* **HOW TO COMPLETE THIS TASK**: From the entries below, copy every line that holds the word "coff".

* **MATERIAL FOR THIS TASK**:
'''
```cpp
bool env_decimal(const char* name, uint64_t* value, bool* set);
bool env_keep_trees(int* mode);
size_t mem_limit_bytes();
// ... 135 lines not shown
  void* p = nullptr;
  size_t bytes = 0;
  cp2_ctx* owner = nullptr;
  cp2_ctx* home = nullptr;
  bool borrowed = false;
  DevBuf() = default;
  DevBuf(const DevBuf&) = delete;
  DevBuf& operator=(const DevBuf&) = delete;
  ~DevBuf() { release(); }
  void borrow(void* q, size_t n) {
    release();
    p = q;
    bytes = n;
    borrowed = true;
  }
  void release() {
    if (p && !borrowed) {
      if (owner && owner->stuck) {
      } else if (owner) {
        (void)hipStreamSynchronize(owner->stream);
        if (owner->aux_stream) (void)hipStreamSynchronize(owner->aux_stream);
        if (owner->aux2_stream) (void)hipStreamSynchronize(owner->aux2_stream);
        owner->pool->put(false, p, bytes);
      } else if (!(home && home->stuck)) {
        dev_free(p, bytes);
      }
    }
    p = nullptr;
    bytes = 0;
    owner = nullptr;
    home = nullptr;
    borrowed = false;
  }
  int alloc(cp2_ctx* ctx, size_t n) {
    release();
    if (n == 0) n = 16;
    hipError_t e = dev_malloc(&p, n);
    if (e != hipSuccess) {
      (void)hipGetLastError();
      ctx->pool->trim();
      e = dev_malloc(&p, n);
    }
    if (e != hipSuccess) {
      (void)hipGetLastError();
      p = nullptr;
      ctx->err = std::string("hipMalloc(") + std::to_string(n) + "): " + hipGetErrorString(e);
      return CP2_ERR_ALLOC;
    }
    bytes = n;
    home = ctx;
    return CP2_OK;
  }
  int scratch(cp2_ctx* ctx, size_t n) {
    release();
    size_t got = 0;
    p = ctx->pool->get(false, n, &got);
    if (!p) {
      ctx->err = std::string("device scratch of ") + std::to_string(n) + " bytes: allocation failed";
      return CP2_ERR_ALLOC;
    }
    bytes = got;
    owner = ctx;
    return CP2_OK;
  }
  uint8_t* u8() const { return static_cast<uint8_t*>(p); }
};
// ... 55 lines not shown
```

### codex-storage-proofs-circuits_amd/csrc/proof_many.cpp

```cpp
#include <hip/hip_runtime.h>

#include <fcntl.h>
#include <unistd.h>

#include <algorithm>
#include <cstring>
#include <map>
#include <memory>
#include <string>
#include <vector>

#include "dataset_obj.hpp"
#include "proof_input_obj.hpp"
#include "trees.hpp"

using namespace cp2i;

namespace {

struct Req {
  cp2_dataset* ds = nullptr;
  uint64_t slot = 0;
  uint8_t entropy[32];
  size_t at = 0;
  size_t id = 0;
};

int refuse(cp2_ctx* ctx, size_t i, const std::string& why) {
  ctx->err = "request " + std::to_string(i) + ": " + why;
  return CP2_ERR_INVALID;
}

size_t depth_of(size_t n) { return layer_sizes_of(n).size() - 1; }

bool same_circuit(const cp2_config& a, const cp2_config& b) {
  return a.max_depth == b.max_depth && a.max_log2_nslots == b.max_log2_nslots && a.cell_size == b.cell_size && a.block_size == b.block_size &&
         a.n_samples == b.n_samples;
}

int validate(cp2_ctx* ctx, cp2_dataset* const* ds, const uint64_t* slot_idx, size_t n) {
  for (size_t i = 0; i < n; ++i) {
    const cp2_dataset* d = ds[i];
    if (!d) return refuse(ctx, i, "NULL dataset");
    if (d->ctx != ctx) return refuse(ctx, i, "its dataset belongs to another context");
    const cp2_config& c = d->cfg;
// ... 17 lines not shown
  }
  return CP2_OK;
}

int check_roots(cp2_ctx* ctx, cp2_dataset* const* ds, const uint64_t* slot_idx, size_t n) {
  std::vector<uint64_t> a(n);
  for (size_t i = 0; i < n; ++i)
    a[i] = (uint64_t)reinterpret_cast<uintptr_t>(dataset_roots_dev(ds[i])) + (slot_idx[i] - ds[i]->first_slot) * 32;
  std::vector<uint8_t> got(n * 32);
  DevBuf d_a, d_r;
  CP2_TRY(d_a.scratch(ctx, n * 8));
  CP2_TRY(d_r.scratch(ctx, n * 32));
  CP2_HIP(ctx, hipMemcpyAsync(d_a.p, a.data(), n * 8, hipMemcpyHostToDevice, ctx->stream));
  CP2_HIP(ctx, cp2k::launch_gather_addr(static_cast<const uint64_t*>(d_a.p), n, 32, d_r.p, ctx->stream));
  CP2_HIP(ctx, hipMemcpyAsync(got.data(), d_r.p, n * 32, hipMemcpyDeviceToHost, ctx->stream));
  CP2_HIP(ctx, hipStreamSynchronize(ctx->stream));
  for (size_t i = 0; i < n; ++i)
    if (std::memcmp(&got[i * 32], &ds[i]->dlayers[slot_idx[i] * 32], 32) != 0)
      return refuse(ctx, i, "the root its dataset tree holds for slot " + std::to_string(slot_idx[i]) +
                                " (cp2_dataset_set_roots) differs from the slot's built root");
  return CP2_OK;
}

int prepare(cp2_ctx* ctx, cp2_dataset* const* ds, const uint64_t* slot_idx, size_t n) {
  CP2_TRY(validate(ctx, ds, slot_idx, n));
  CP2_HIP(ctx, hipSetDevice(ctx->device));
  for (size_t i = 0; i < n; ++i)
    if (!ds[i]->have_roots) CP2_TRY(cp2_dataset_set_roots(ds[i], nullptr));
  return check_roots(ctx, ds, slot_idx, n);
}

std::string who(bool named, const Req* r) { return named ? "request " + std::to_string(r->id) + ": " : std::string(); }

int run_pass(cp2_ctx* ctx, const std::vector<const Req*>& rq, size_t n_rf, size_t n_rfile, size_t n_cf, bool named, cp2_proof_input** out) {
  const size_t n = rq.size(), nr = n_rf + n_rfile;
  const cp2_config& c0 = rq[0]->ds->cfg;
  const size_t ns = c0.n_samples, md = (size_t)c0.max_depth, cs = c0.cell_size, bs = c0.block_size, cpb = bs / cs;
  const size_t T = n * ns, R = nr * ns, C = T - R, RF = n_rf * ns, CF = n_cf * ns;
  auto store = std::make_shared<BatchStore>();
  if (T) {
    std::vector<cp2k::ManyReq> reqs(n);
    std::vector<cp2k::TreeGeom> geoms;
    std::map<std::string, uint32_t> geom_of;
    for (size_t j = 0; j < n; ++j) {
      const cp2_dataset* ds = rq[j]->ds;
      cp2k::ManyReq& q = reqs[j];
      std::memset(&q, 0, sizeof q);
      std::memcpy(q.entropy, rq[j]->entropy, 32);
      std::memcpy(q.slot_root, &ds->dlayers[rq[j]->slot * 32], 32);
      q.n_cells = ds->cfg.n_cells;
      q.cpb = cpb;
      if (j < nr) {
        cp2k::TreeGeom g;
        std::memset(&g, 0, sizeof g);
        trees_geom(ds->trees, &g);
        auto it = geom_of.emplace(std::string(reinterpret_cast<const char*>(&g), sizeof g), (uint32_t)geoms.size());
        if (it.second) geoms.push_back(g);
        q.geom = it.first->second;
        q.nodes = (uint64_t)reinterpret_cast<uintptr_t>(ds->trees->nodes.p);
        q.slot = rq[j]->slot - ds->first_slot;
      }
    }
    std::vector<uint64_t> blk(C), gen, cpaths, ctail, ccell;
    std::vector<uint8_t> checks(2 * C * 32);
    PinBuf h_blocks;
    const size_t rows = T * md + T + 2 * C;
    DevBuf d_req, d_geom, d_idx, d_blk, d_addr, d_rows, d_cells, d_gen, d_caddr;
    CP2_TRY(d_req.scratch(ctx, n * sizeof(cp2k::ManyReq)));
    CP2_TRY(d_geom.scratch(ctx, std::max<size_t>(1, geoms.size()) * sizeof(cp2k::TreeGeom)));
    CP2_TRY(d_idx.scratch(ctx, T * 8));
    CP2_TRY(d_blk.scratch(ctx, T * 8));
    CP2_TRY(d_addr.scratch(ctx, rows * 8));
    CP2_TRY(d_rows.scratch(ctx, rows * 32));
    CP2_TRY(d_cells.scratch(ctx, (C * cpb + T) * cs));
    CP2_TRY(store->idx.alloc(ctx, T * 8));
    CP2_TRY(store->paths.alloc(ctx, T * md * 32));
    CP2_TRY(store->leaves.alloc(ctx, T * 32));
    CP2_TRY(store->cells.alloc(ctx, T * cs));
    uint8_t* cells_out = d_cells.u8() + C * cpb * cs;
    uint64_t* addr = static_cast<uint64_t*>(d_addr.p);
    CP2_HIP(ctx, hipMemcpyAsync(d_req.p, reqs.data(), n * sizeof(cp2k::ManyReq), hipMemcpyHostToDevice, ctx->stream));
    if (!geoms.empty())
      CP2_HIP(ctx, hipMemcpyAsync(d_geom.p, geoms.data(), geoms.size() * sizeof(cp2k::TreeGeom), hipMemcpyHostToDevice, ctx->stream));
    CP2_HIP(ctx, cp2k::launch_sample_many(static_cast<const cp2k::ManyReq*>(d_req.p), static_cast<const cp2k::TreeGeom*>(d_geom.p), n,
                                          (uint32_t)ns, (uint32_t)md, static_cast<uint64_t*>(d_idx.p), static_cast<uint64_t*>(d_blk.p), addr,
                                          ctx->stream));
    CP2_HIP(ctx, hipMemcpyAsync(store->idx.p, d_idx.p, T * 8, hipMemcpyDeviceToHost, ctx->stream));
    if (C) CP2_HIP(ctx, hipMemcpyAsync(blk.data(), static_cast<uint64_t*>(d_blk.p) + R, C * 8, hipMemcpyDeviceToHost, ctx->stream));
    CP2_HIP(ctx, hipStreamSynchronize(ctx->stream));
    const uint64_t* idx = static_cast<const uint64_t*>(store->idx.p);

    gen.assign((CF + RF) * 2, 0);
    uint64_t* seeds = gen.data();
    uint64_t* firsts = seeds + CF + RF;
    for (size_t q = 0; q < CF; ++q) {
      const Req* r = rq[nr + q / ns];
      seeds[q] = cp2_slot_seed(r->ds->cfg.seed, r->slot);
      firsts[q] = blk[q] * cpb;
    }
    for (size_t p = 0; p < RF; ++p) {
      const Req* r = rq[p / ns];
      seeds[CF + p] = cp2_slot_seed(r->ds->cfg.seed, r->slot);
      firsts[CF + p] = idx[p];
    }
    if (CF + RF) {
      CP2_TRY(d_gen.scratch(ctx, gen.size() * 8));
      const uint64_t* dg = static_cast<const uint64_t*>(d_gen.p);
      CP2_HIP(ctx, hipMemcpyAsync(d_gen.p, gen.data(), gen.size() * 8, hipMemcpyHostToDevice, ctx->stream));
      CP2_HIP(ctx, cp2k::launch_gen_fake_cells_many(dg, dg + CF + RF, cpb, CF * cpb, cs, d_cells.p, ctx->stream));
      CP2_HIP(ctx, cp2k::launch_gen_fake_cells_many(dg + CF, dg + CF + RF + CF, 1, RF, cs, cells_out, ctx->stream));
    }
    if (C > CF) {
      const size_t n_req_file = (C - CF) / ns;
      CP2_TRY(h_blocks.alloc(ctx, (C - CF) * bs));
      std::vector<std::string> failed(fill_threads(ctx));
      on_threads(fill_threads(ctx), n_req_file, [&](int w, size_t k) {
        const size_t q0 = CF + k * ns;
        const Req* r = rq[nr + q0 / ns];
        const std::string fname = slot_file_name(r->ds->file_base, r->slot);
        const int fd = open(fname.c_str(), O_RDONLY);
        if (fd < 0) { failed[w] = who(named, r) + "slot " + std::to_string(r->slot) + ": " + slot_file_error(fname, 0); return false; }
        int err = 0;
        size_t c = 0;
        for (; c < ns && !err; ++c) err = slot_file_read_rest(fd, h_blocks.u8() + (q0 - CF + c) * bs, bs, blk[q0 + c] * bs);
        close(fd);
        if (err) {
          failed[w] = who(named, r) + "block " + std::to_string(blk[q0 + c - 1]) + " of slot " + std::to_string(r->slot) +
                      ": " + slot_file_error(fname, err);
          return false;
        }
        return true;
      });
      for (const auto& f : failed)
        if (!f.empty()) { ctx->err = f; return CP2_ERR_IO; }
      CP2_HIP(ctx, hipMemcpyAsync(d_cells.u8() + CF * bs, h_blocks.p, (C - CF) * bs, hipMemcpyHostToDevice, ctx->stream));
    }
    cp2_slot_trees* mini = nullptr;
    struct Mini { cp2_slot_trees*& t; ~Mini() { cp2_slot_trees_free(t); } } mini_guard{mini};
    if (C) {
      cpaths.assign(C * md, 0);
      ctail.assign(3 * C, 0);
      ccell.assign(C, 0);
      CP2_TRY(cp2_slot_trees_build_dev(ctx, d_cells.p, C, cs, bs, cpb, &mini));
      const size_t depth_b = depth_of(cpb);
      const uint64_t mb = (uint64_t)reinterpret_cast<uintptr_t>(mini->nodes.p);
      std::vector<uint64_t> rr(depth_b + 1);
      for (size_t q = 0; q < C; ++q) {
        const Req* r = rq[nr + q / ns];
        const cp2_dataset* ds = r->ds;
        const uint64_t ls = r->slot - ds->first_slot, cell = idx[R + q], b = blk[q], in_block = cell % cpb;
        const uint64_t kb = (uint64_t)reinterpret_cast<uintptr_t>(ds->compact.p);
        uint64_t* P = &cpaths[q * md];
        path_rows(mini, q, in_block, depth_b + 1, rr.data());
        for (size_t d = 0; d < depth_b; ++d) P[d] = rr[d] == NO_ROW ? 0 : mb + rr[d] * 32;
        uint64_t j = b, m = ds->cfg.n_cells / cpb;
        for (size_t d = 0; d + 1 < ds->csizes.size(); ++d) {
          const uint64_t sib = j ^ 1;
          P[depth_b + d] = sib < m ? kb + (ds->coff[d] + ls * ds->csizes[d] + sib) * 32 : 0;
          j >>= 1;
          m = (m + 1) >> 1;
        }
        ctail[q] = mb + (q * cpb + in_block) * 32;
        ctail[C + 2 * q] = kb + (ds->coff[0] + ls * ds->csizes[0] + b) * 32;
        ctail[C + 2 * q + 1] = mb + (mini->toff[0] + q) * 32;
        ccell[q] = (uint64_t)reinterpret_cast<uintptr_t>(d_cells.u8()) + (q * cpb + in_block) * cs;
      }
      CP2_TRY(d_caddr.scratch(ctx, C * 8));
      CP2_HIP(ctx, hipMemcpyAsync(addr + R * md, cpaths.data(), C * md * 8, hipMemcpyHostToDevice, ctx->stream));
      CP2_HIP(ctx, hipMemcpyAsync(addr + T * md + R, ctail.data(), 3 * C * 8, hipMemcpyHostToDevice, ctx->stream));
      CP2_HIP(ctx, hipMemcpyAsync(d_caddr.p, ccell.data(), C * 8, hipMemcpyHostToDevice, ctx->stream));
      CP2_HIP(ctx, cp2k::launch_gather_addr(static_cast<const uint64_t*>(d_caddr.p), C, cs, cells_out + R * cs, ctx->stream));
    }
    CP2_HIP(ctx, cp2k::launch_gather_addr(addr, rows, 32, d_rows.p, ctx->stream));
    CP2_HIP(ctx, hipMemcpyAsync(store->paths.p, d_rows.p, T * md * 32, hipMemcpyDeviceToHost, ctx->stream));
    CP2_HIP(ctx, hipMemcpyAsync(store->leaves.p, d_rows.u8() + T * md * 32, T * 32, hipMemcpyDeviceToHost, ctx->stream));
    if (C) CP2_HIP(ctx, hipMemcpyAsync(checks.data(), d_rows.u8() + (T * md + T) * 32, 2 * C * 32, hipMemcpyDeviceToHost, ctx->stream));
    CP2_HIP(ctx, hipMemcpyAsync(store->cells.p, cells_out, T * cs, hipMemcpyDeviceToHost, ctx->stream));
    CP2_HIP(ctx, hipStreamSynchronize(ctx->stream));
    for (size_t q = 0; q < C; ++q)
      if (std::memcmp(&checks[2 * q * 32], &checks[(2 * q + 1) * 32], 32) != 0) {
        const Req* r = rq[nr + q / ns];
        ctx->err = who(named, r) + "block " + std::to_string(blk[q]) + " of slot " + std::to_string(r->slot) +
                   " does not hash to its stored root (slot data changed since the build?)";
        return CP2_ERR_IO;
      }
    if (R > RF) {
      std::vector<std::string> failed(fill_threads(ctx));
      on_threads(fill_threads(ctx), n_rfile, [&](int w, size_t k) {
        const Req* r = rq[n_rf + k];
        const std::string fname = slot_file_name(r->ds->file_base, r->slot);
        const int fd = open(fname.c_str(), O_RDONLY);
        if (fd < 0) { failed[w] = who(named, r) + slot_file_error(fname, 0); return false; }
        int err = 0;
        const size_t p0 = (n_rf + k) * ns;
        for (size_t c = 0; c < ns && !err; ++c) err = read_file_cell(fd, cs, idx[p0 + c], store->cells.u8() + (p0 + c) * cs);
        close(fd);
        if (err) { failed[w] = who(named, r) + slot_file_error(fname, err); return false; }
        return true;
      });
      for (const auto& f : failed)
        if (!f.empty()) { ctx->err = f; return CP2_ERR_IO; }
    }
  }
  std::vector<ProofItem> items(n);
  for (size_t j = 0; j < n; ++j) items[j] = {rq[j]->ds, rq[j]->slot, rq[j]->entropy, &out[rq[j]->at]};
  return proof_inputs_from_store(items.data(), n, store, store->cells.u8());
}

}
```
'''
* **SOLUTION TO THE EXERCISE**:
          P[depth_b + d] = sib < m ? kb + (ds->coff[d] + ls * ds->csizes[d] + sib) * 32 : 0;
        ctail[C + 2 * q] = kb + (ds->coff[0] + ls * ds->csizes[0] + b) * 32;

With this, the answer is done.